Prompt
In the entries below, which lines run from the one containing "const bool probed = g.probe != nullptr;" to the one containing "(void)fast;"? Copy exactly those lines, ends included, and no others.

Data records
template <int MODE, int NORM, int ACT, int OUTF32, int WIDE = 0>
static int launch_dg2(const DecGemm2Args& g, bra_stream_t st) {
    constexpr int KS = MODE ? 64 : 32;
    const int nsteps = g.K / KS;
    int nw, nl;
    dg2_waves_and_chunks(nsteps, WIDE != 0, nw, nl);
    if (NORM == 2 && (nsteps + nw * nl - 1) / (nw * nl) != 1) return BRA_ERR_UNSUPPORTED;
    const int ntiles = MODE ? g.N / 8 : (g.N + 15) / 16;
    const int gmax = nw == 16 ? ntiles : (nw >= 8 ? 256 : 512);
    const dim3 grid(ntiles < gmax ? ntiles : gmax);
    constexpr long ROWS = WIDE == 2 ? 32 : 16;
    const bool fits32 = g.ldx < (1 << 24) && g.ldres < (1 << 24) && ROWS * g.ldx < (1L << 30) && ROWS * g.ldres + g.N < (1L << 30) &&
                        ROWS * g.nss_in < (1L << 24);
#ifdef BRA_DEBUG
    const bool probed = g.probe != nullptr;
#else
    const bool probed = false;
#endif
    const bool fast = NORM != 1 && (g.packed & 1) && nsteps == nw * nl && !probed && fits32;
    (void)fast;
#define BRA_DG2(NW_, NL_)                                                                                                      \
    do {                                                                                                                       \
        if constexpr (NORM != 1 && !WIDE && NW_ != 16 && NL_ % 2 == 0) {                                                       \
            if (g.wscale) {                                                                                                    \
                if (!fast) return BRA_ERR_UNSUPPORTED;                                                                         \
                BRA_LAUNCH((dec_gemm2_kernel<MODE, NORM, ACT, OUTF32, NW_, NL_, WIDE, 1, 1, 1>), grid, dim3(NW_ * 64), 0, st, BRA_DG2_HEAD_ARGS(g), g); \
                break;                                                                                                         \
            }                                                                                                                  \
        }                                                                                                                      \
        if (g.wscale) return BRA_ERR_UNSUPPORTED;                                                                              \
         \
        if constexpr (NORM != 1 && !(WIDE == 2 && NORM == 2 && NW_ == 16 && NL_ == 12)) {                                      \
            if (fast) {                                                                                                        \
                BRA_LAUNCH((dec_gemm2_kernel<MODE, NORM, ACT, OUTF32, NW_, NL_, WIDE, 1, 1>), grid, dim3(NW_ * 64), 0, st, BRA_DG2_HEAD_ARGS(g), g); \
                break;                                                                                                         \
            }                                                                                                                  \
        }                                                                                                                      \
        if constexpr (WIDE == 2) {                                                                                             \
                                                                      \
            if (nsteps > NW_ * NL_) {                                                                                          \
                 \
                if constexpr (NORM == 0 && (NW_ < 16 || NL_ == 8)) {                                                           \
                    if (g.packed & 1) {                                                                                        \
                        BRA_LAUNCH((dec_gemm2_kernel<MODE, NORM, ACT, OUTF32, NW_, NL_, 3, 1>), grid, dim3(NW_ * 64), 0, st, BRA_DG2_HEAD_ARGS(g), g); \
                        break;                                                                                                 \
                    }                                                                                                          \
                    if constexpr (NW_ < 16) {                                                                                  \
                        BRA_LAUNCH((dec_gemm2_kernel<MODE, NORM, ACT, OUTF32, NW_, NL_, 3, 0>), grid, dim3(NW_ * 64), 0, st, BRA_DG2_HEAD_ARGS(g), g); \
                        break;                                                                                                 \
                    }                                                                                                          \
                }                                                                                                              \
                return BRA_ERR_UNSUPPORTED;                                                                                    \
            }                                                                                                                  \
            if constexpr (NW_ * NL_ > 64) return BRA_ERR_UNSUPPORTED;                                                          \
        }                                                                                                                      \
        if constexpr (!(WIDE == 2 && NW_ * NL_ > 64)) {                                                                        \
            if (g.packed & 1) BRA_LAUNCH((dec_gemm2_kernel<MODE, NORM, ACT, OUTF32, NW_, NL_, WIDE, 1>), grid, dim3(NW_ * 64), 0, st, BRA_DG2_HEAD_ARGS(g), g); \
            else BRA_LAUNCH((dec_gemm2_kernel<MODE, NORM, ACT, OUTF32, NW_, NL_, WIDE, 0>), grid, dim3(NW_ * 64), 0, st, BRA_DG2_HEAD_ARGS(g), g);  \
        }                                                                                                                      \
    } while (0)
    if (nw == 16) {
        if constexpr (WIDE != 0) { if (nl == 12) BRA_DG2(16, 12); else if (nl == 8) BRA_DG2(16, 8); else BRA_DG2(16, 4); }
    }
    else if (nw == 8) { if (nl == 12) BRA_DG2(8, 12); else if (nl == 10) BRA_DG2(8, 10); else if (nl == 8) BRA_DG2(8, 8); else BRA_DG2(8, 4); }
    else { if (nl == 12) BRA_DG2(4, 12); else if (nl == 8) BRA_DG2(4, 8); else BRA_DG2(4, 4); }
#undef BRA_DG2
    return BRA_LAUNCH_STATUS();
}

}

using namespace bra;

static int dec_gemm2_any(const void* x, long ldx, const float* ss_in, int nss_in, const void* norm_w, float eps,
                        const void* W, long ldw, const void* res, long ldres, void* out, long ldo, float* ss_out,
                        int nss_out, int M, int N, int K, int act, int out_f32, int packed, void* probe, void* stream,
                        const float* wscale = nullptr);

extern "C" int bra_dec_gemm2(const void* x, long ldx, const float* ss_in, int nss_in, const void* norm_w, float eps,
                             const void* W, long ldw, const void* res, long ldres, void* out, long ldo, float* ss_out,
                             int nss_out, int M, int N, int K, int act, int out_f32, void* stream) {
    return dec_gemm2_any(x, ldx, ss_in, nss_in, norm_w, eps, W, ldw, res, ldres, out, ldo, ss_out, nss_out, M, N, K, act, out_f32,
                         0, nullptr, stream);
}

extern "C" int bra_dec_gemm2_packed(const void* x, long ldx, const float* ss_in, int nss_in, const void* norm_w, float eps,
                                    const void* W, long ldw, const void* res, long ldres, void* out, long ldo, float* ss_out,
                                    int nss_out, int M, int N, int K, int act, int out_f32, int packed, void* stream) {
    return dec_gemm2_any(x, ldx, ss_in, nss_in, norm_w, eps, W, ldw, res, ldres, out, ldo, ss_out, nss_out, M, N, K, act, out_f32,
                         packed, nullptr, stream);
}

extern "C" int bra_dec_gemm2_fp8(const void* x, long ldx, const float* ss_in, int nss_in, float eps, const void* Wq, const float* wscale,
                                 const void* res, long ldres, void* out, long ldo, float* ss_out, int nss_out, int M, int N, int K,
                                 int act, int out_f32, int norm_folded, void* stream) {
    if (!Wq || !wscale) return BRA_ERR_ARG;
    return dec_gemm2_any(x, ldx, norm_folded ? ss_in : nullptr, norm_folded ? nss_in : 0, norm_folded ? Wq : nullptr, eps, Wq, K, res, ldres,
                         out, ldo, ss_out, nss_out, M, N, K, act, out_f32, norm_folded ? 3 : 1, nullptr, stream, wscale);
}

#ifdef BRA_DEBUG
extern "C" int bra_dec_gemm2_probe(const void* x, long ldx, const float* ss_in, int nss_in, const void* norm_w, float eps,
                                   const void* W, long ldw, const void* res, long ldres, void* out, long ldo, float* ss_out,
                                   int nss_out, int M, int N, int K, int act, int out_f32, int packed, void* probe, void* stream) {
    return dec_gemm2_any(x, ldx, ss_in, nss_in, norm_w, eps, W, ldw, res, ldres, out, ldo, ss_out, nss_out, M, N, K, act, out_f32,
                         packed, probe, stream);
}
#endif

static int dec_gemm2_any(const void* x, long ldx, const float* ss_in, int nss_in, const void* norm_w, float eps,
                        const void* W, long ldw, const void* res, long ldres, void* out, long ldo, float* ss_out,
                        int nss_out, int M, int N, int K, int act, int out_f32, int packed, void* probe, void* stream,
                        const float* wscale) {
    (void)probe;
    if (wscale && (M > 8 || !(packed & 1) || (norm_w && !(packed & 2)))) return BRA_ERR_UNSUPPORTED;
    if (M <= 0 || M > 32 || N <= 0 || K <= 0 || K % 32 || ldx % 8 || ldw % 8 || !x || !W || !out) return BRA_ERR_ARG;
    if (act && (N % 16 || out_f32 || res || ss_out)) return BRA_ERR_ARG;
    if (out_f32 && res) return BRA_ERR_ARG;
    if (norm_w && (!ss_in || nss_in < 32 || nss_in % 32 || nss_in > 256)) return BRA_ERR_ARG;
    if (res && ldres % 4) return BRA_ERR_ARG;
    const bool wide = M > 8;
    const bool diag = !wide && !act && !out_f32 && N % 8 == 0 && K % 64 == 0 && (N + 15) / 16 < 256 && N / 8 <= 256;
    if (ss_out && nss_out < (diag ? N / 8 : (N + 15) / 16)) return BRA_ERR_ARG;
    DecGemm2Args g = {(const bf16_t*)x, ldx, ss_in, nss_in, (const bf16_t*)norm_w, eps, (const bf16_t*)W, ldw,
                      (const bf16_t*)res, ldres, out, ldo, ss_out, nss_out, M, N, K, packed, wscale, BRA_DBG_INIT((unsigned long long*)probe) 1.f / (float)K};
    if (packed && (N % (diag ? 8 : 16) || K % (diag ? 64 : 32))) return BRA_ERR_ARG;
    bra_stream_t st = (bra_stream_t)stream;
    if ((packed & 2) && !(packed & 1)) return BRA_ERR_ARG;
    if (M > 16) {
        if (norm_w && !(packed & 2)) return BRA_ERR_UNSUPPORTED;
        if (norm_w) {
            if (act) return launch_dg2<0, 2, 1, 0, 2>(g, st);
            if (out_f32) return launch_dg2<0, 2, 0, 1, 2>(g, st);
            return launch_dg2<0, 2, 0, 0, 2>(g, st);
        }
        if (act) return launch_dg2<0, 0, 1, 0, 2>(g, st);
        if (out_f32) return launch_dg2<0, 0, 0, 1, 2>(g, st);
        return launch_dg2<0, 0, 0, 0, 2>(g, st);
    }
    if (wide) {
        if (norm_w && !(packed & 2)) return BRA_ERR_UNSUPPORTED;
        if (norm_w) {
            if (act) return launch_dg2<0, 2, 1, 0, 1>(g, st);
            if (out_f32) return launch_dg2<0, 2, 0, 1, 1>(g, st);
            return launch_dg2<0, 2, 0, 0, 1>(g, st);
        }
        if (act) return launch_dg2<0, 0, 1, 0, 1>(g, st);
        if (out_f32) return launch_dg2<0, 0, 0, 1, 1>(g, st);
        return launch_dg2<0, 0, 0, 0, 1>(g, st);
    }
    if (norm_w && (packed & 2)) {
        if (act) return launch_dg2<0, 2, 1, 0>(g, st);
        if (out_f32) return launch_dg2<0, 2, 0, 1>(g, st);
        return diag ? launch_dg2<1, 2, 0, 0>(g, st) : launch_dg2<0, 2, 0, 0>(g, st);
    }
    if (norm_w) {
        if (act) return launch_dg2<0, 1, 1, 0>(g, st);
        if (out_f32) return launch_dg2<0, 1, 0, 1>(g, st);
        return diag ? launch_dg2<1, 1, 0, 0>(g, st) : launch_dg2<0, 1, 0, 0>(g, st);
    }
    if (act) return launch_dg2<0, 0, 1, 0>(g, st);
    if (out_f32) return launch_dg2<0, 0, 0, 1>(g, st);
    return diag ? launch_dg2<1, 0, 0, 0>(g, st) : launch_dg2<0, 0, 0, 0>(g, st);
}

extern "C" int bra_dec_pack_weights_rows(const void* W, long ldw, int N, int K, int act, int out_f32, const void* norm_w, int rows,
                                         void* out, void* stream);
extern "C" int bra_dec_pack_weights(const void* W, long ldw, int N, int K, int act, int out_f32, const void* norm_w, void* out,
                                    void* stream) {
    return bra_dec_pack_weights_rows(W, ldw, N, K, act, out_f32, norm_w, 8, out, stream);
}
...
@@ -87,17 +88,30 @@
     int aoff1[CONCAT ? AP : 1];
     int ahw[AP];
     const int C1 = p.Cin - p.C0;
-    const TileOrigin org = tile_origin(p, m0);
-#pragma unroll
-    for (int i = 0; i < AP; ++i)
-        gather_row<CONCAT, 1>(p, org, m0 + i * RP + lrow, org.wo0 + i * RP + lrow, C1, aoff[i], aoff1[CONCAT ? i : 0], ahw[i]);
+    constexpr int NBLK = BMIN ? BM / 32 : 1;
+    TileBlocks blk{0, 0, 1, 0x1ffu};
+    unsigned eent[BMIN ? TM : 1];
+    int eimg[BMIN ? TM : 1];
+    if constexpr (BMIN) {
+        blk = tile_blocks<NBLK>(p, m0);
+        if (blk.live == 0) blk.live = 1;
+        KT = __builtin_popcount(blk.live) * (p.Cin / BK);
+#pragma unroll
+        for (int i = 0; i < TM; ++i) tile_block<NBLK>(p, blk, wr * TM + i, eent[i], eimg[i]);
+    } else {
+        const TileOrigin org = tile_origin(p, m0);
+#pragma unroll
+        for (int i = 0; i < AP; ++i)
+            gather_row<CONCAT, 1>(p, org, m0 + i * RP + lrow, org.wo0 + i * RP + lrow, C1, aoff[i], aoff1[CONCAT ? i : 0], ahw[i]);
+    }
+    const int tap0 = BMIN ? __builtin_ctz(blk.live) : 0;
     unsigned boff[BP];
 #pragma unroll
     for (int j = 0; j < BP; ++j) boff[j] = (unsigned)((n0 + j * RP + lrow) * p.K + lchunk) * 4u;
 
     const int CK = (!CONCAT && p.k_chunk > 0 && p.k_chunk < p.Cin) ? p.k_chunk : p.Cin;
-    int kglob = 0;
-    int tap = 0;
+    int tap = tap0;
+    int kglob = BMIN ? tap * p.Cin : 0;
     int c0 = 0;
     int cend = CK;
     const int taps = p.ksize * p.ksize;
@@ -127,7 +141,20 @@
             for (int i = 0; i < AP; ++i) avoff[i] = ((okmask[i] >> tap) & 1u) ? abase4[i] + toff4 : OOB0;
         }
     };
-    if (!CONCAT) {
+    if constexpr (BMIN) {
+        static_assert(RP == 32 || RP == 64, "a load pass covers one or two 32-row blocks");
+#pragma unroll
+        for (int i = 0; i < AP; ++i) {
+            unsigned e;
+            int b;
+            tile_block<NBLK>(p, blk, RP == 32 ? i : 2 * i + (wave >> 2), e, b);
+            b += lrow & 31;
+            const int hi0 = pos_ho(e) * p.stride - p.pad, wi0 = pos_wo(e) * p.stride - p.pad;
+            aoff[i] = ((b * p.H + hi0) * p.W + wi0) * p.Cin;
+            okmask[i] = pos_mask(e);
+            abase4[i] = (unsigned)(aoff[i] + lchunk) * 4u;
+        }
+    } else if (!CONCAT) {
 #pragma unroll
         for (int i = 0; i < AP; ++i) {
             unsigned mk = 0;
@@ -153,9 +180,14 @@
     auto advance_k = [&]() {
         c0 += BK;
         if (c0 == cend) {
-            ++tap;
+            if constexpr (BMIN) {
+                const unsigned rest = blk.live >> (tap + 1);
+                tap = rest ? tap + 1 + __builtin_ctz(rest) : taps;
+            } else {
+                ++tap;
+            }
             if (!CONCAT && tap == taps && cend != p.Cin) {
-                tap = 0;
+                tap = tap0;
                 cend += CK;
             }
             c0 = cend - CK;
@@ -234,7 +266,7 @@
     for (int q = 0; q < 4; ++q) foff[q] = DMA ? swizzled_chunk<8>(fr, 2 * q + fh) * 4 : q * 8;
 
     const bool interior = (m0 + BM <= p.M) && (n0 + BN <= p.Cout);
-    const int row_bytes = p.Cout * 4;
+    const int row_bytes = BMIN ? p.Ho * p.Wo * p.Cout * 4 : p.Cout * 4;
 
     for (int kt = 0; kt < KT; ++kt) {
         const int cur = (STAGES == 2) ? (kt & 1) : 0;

Solution to this problem
    const bool probed = g.probe != nullptr;
#else
    const bool probed = false;
#endif
    const bool fast = NORM != 1 && (g.packed & 1) && nsteps == nw * nl && !probed && fits32;
    (void)fast;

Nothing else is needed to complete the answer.